Scope-89 is the Sampler, its goal is to provide an estimation about the key distribution i.e. estimation how many rows each event_name has.

Duration 146 secs

Note that the sampler reads just 100 rows from each map task of Scope-80, so it reads only 3047 * 100 = 304,700 rows to build the quantile file containing the key distribution estimation.

Vertex Scope-99

Scope-99 is similar to Scope-80, it reads the filtered source data but now it reads them from local disks as Map Output from Scope-80 not from S3. This is ONE_TO_ONE read between Scope-80 and Scope-99.

But in addition to that, Scope-99 gets the key distribution generated by Scope-89, and it uses it to partition data for the Reducer at Scope-11 performing the ORDER statement.
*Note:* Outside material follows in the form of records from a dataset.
static void check_plan_case(uint32_t n, uint32_t world, uint32_t cus, const SymTuning &tune)
{
    const uint32_t sb = tune.sb;
    const uint32_t tiles = (n + sb - 1) / sb, chunks = (n + SYM_CH - 1) / SYM_CH, cpt = sb / SYM_CH;
    std::vector<uint8_t> cover((size_t)tiles * chunks, 0);
    uint64_t cross_seen = 0, cross_total = 0;
    sym_units(n, world, nullptr, &cross_total, sb);
    for (uint32_t rank = 0; rank < world; ++rank) {
        SymPlan pl;
        build_sym_plan(n, cus, rank, world, tune, pl);
        REQUIRE(pl.tiles == tiles && pl.sb == sb && pl.items.size() == (size_t)pl.n_local + pl.n_cross + pl.n_late, "n=%u world=%u", n, world);
        REQUIRE(pl.slab_r_elems <= sym_slab_r_bound(n, world, sb), "bound n=%u world=%u: %llu > %llu", n, world,
                (unsigned long long)pl.slab_r_elems, (unsigned long long)sym_slab_r_bound(n, world, sb));
        if (!tune.forced_L) REQUIRE(pl.L % tune.quantum() == 0, "L = %u is not a multiple of the kernel's chunk quantum %u", pl.L, tune.quantum());
        std::vector<uint8_t> row_used(pl.rowbase[tiles], 0);
        std::vector<std::pair<int64_t, int64_t>> ranges;
        for (const SymItem &it : pl.items) {
            REQUIRE(it.tile < tiles && it.cnt >= 1 && it.c0 + it.cnt <= chunks, "item out of range n=%u", n);
            REQUIRE(it.s_row < row_used.size() && !row_used[it.s_row], "stationary row reused n=%u", n);
            row_used[it.s_row] = 1;
            const uint32_t lo_row = it.group == 2 ? pl.rowmid[it.tile] : pl.rowbase[it.tile];
            const uint32_t hi_row = it.group == 2 ? pl.rowbase[it.tile + 1] : pl.rowmid[it.tile];
            REQUIRE(it.s_row >= lo_row && it.s_row < hi_row, "row outside its tile's range");
            if (it.diag) REQUIRE(it.c0 >= it.tile * cpt && it.c0 + it.cnt <= std::min((it.tile + 1) * cpt, chunks), "diag chunks");
            else {
                REQUIRE(it.c0 >= (it.tile + 1) * cpt, "symmetric item meets its own tile");
                const int64_t lo = it.r_base + (int64_t)it.c0 * SYM_CH;
                const int64_t hi = it.r_base + (int64_t)std::min<uint64_t>((uint64_t)(it.c0 + it.cnt) * SYM_CH, n);
                REQUIRE(lo >= 0 && hi <= (int64_t)pl.slab_r_elems && lo < hi, "travelling range outside the slab");
                ranges.push_back({lo, hi});
            }
            if (it.group == 1) cross_seen += it.cnt;
            for (uint32_t c = it.c0; c < it.c0 + it.cnt; ++c) {
                REQUIRE(cover[(size_t)it.tile * chunks + c] == 0, "unit (%u,%u) covered twice, n=%u world=%u", it.tile, c, n, world);
                cover[(size_t)it.tile * chunks + c] = 1;
            }
        }
        std::sort(ranges.begin(), ranges.end());
        int64_t end = 0;
        for (auto &r : ranges) { REQUIRE(r.first == end || r.first == end + 1, "travelling ranges overlap or leave a hole"); end = r.second; }
// ... 2 lines not shown
        auto check_cov = [&](size_t s0, size_t s1, const std::vector<uint32_t> &begin, const std::vector<SymCov> &cov) {
            REQUIRE(begin.size() == (size_t)tiles + 1 && begin[tiles] == cov.size(), "coverage CSR shape");
            uint64_t want = 0, got = 0;
            for (size_t s = s0; s < s1; ++s) want += pl.segs[s].hi - pl.segs[s].lo;
            for (uint32_t t = 0; t < tiles; ++t)
                for (uint32_t i = begin[t]; i < begin[t + 1]; ++i) {
                    const uint32_t a = std::max(cov[i].lo, t * sb), b = std::min<uint64_t>(cov[i].hi, (uint64_t)(t + 1) * sb);
                    REQUIRE(a < b, "coverage entry does not meet its tile");
                    REQUIRE(cov[i].base + (int64_t)a >= 0 && cov[i].base + (int64_t)b <= (int64_t)pl.slab_r_elems, "coverage outside the slab");
                    got += b - a;
                }
            REQUIRE(want == got, "coverage lists miss particles: %llu vs %llu", (unsigned long long)want, (unsigned long long)got);
        };
        check_cov(0, pl.nsegs_main, pl.cov_main_begin, pl.cov_main);
        check_cov(pl.nsegs_main, pl.segs.size(), pl.cov_late_begin, pl.cov_late);
    }
    for (uint32_t t = 0; t < tiles; ++t)
        for (uint32_t c = 0; c < chunks; ++c)
            REQUIRE(cover[(size_t)t * chunks + c] == (c >= t * cpt ? 1 : 0), "unit (%u,%u) cover %d, n=%u world=%u", t, c,
                    cover[(size_t)t * chunks + c], n, world);
    REQUIRE(cross_seen == cross_total, "cross units %llu != %llu", (unsigned long long)cross_seen, (unsigned long long)cross_total);
}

Usually when any Map Reduce framework partitions data by a key, it puts all rows having the same key into the same partition bucket. This does not work well for skewed data i.e. when few keys have much more records than all others combined.

But for ORDER statement it is not necessary to put all rows for the same key into one Reducer, and this is what the Weighted Range Partitioner utilizes to balance the reducers.

Assume, there are keys A, B, C and D having 5, 50, 5 and 10 rows respectively. Instead of sorting data in 4 reducers (and having significant skew in Reducer 2 sorting 50 rows of key B), we can sort data in 7 balanced reducers processing 10 rows each:

  • Key A – Rows go to Reducer 1 with 100% probability
  • Key B – Rows go to Reducers 1, 2, 3, 4, 5 and 6 with probabilities 10%, 20%, 20%, 20%, 20% and 10%, respectively
  • Key C – Rows go to Reducer 6 with 100% probability
  • Key D – Rows go to Reducer 7 with 100% probability

Note that reducers process the same number of rows, multiple reducers can process the same key, but at the same time the keys do not overlap in reducers to preserve the global sort order.

Vertex Scope-101

Scope-101 is the Reduce stage that performs the sorting. It gets evenly distributed data from the previous stage:

You can see the largest number of rows that goes to a reducer is just 7,707,202, and it is not 397,121,363 that we have for the largest key LEVEL_CHANGE. Also you can see that all other reducers receive similar number of rows.

REDUCE_INPUT_GROUP shows that many reducers process multiple keys.

Looking at created output files you can see that the number of files 763 is greater than the number of reducers 500:

$ aws s3 ls s3://cloudsqale/hive/events.db/events/ --recursive | grep event_dt=2019-01-24 | wc -l

You can confirm this by looking at the files created in every partition:

1427438707 event_name=LEVEL_CHANGE/event_dt=2019-01-24/part-v003-o000-r-00100
3058972652 event_name=LEVEL_CHANGE/event_dt=2019-01-24/part-v003-o000-r-00101
3060453360 event_name=LEVEL_CHANGE/event_dt=2019-01-24/part-v003-o000-r-00102
3061732096 event_name=LEVEL_CHANGE/event_dt=2019-01-24/part-v003-o000-r-00103
3061541716 event_name=LEVEL_CHANGE/event_dt=2019-01-24/part-v003-o000-r-00104
3061114642 event_name=LEVEL_CHANGE/event_dt=2019-01-24/part-v003-o000-r-00105
3062288248 event_name=LEVEL_CHANGE/event_dt=2019-01-24/part-v003-o000-r-00106
3062339121 event_name=LEVEL_CHANGE/event_dt=2019-01-24/part-v003-o000-r-00107
3063282675 event_name=LEVEL_CHANGE/event_dt=2019-01-24/part-v003-o000-r-00108
1963942631 event_name=LEVEL_CHANGE/event_dt=2019-01-24/part-v003-o000-r-00109

This shows that the LEVEL_CHANGE event data were written by 10 reducers (r-00100 to r-00109).

So the Weighted Range Partitioner in Pig can help you reduce the number of output file by using the ORDER statement, and at the same it works well when data are highly skewed.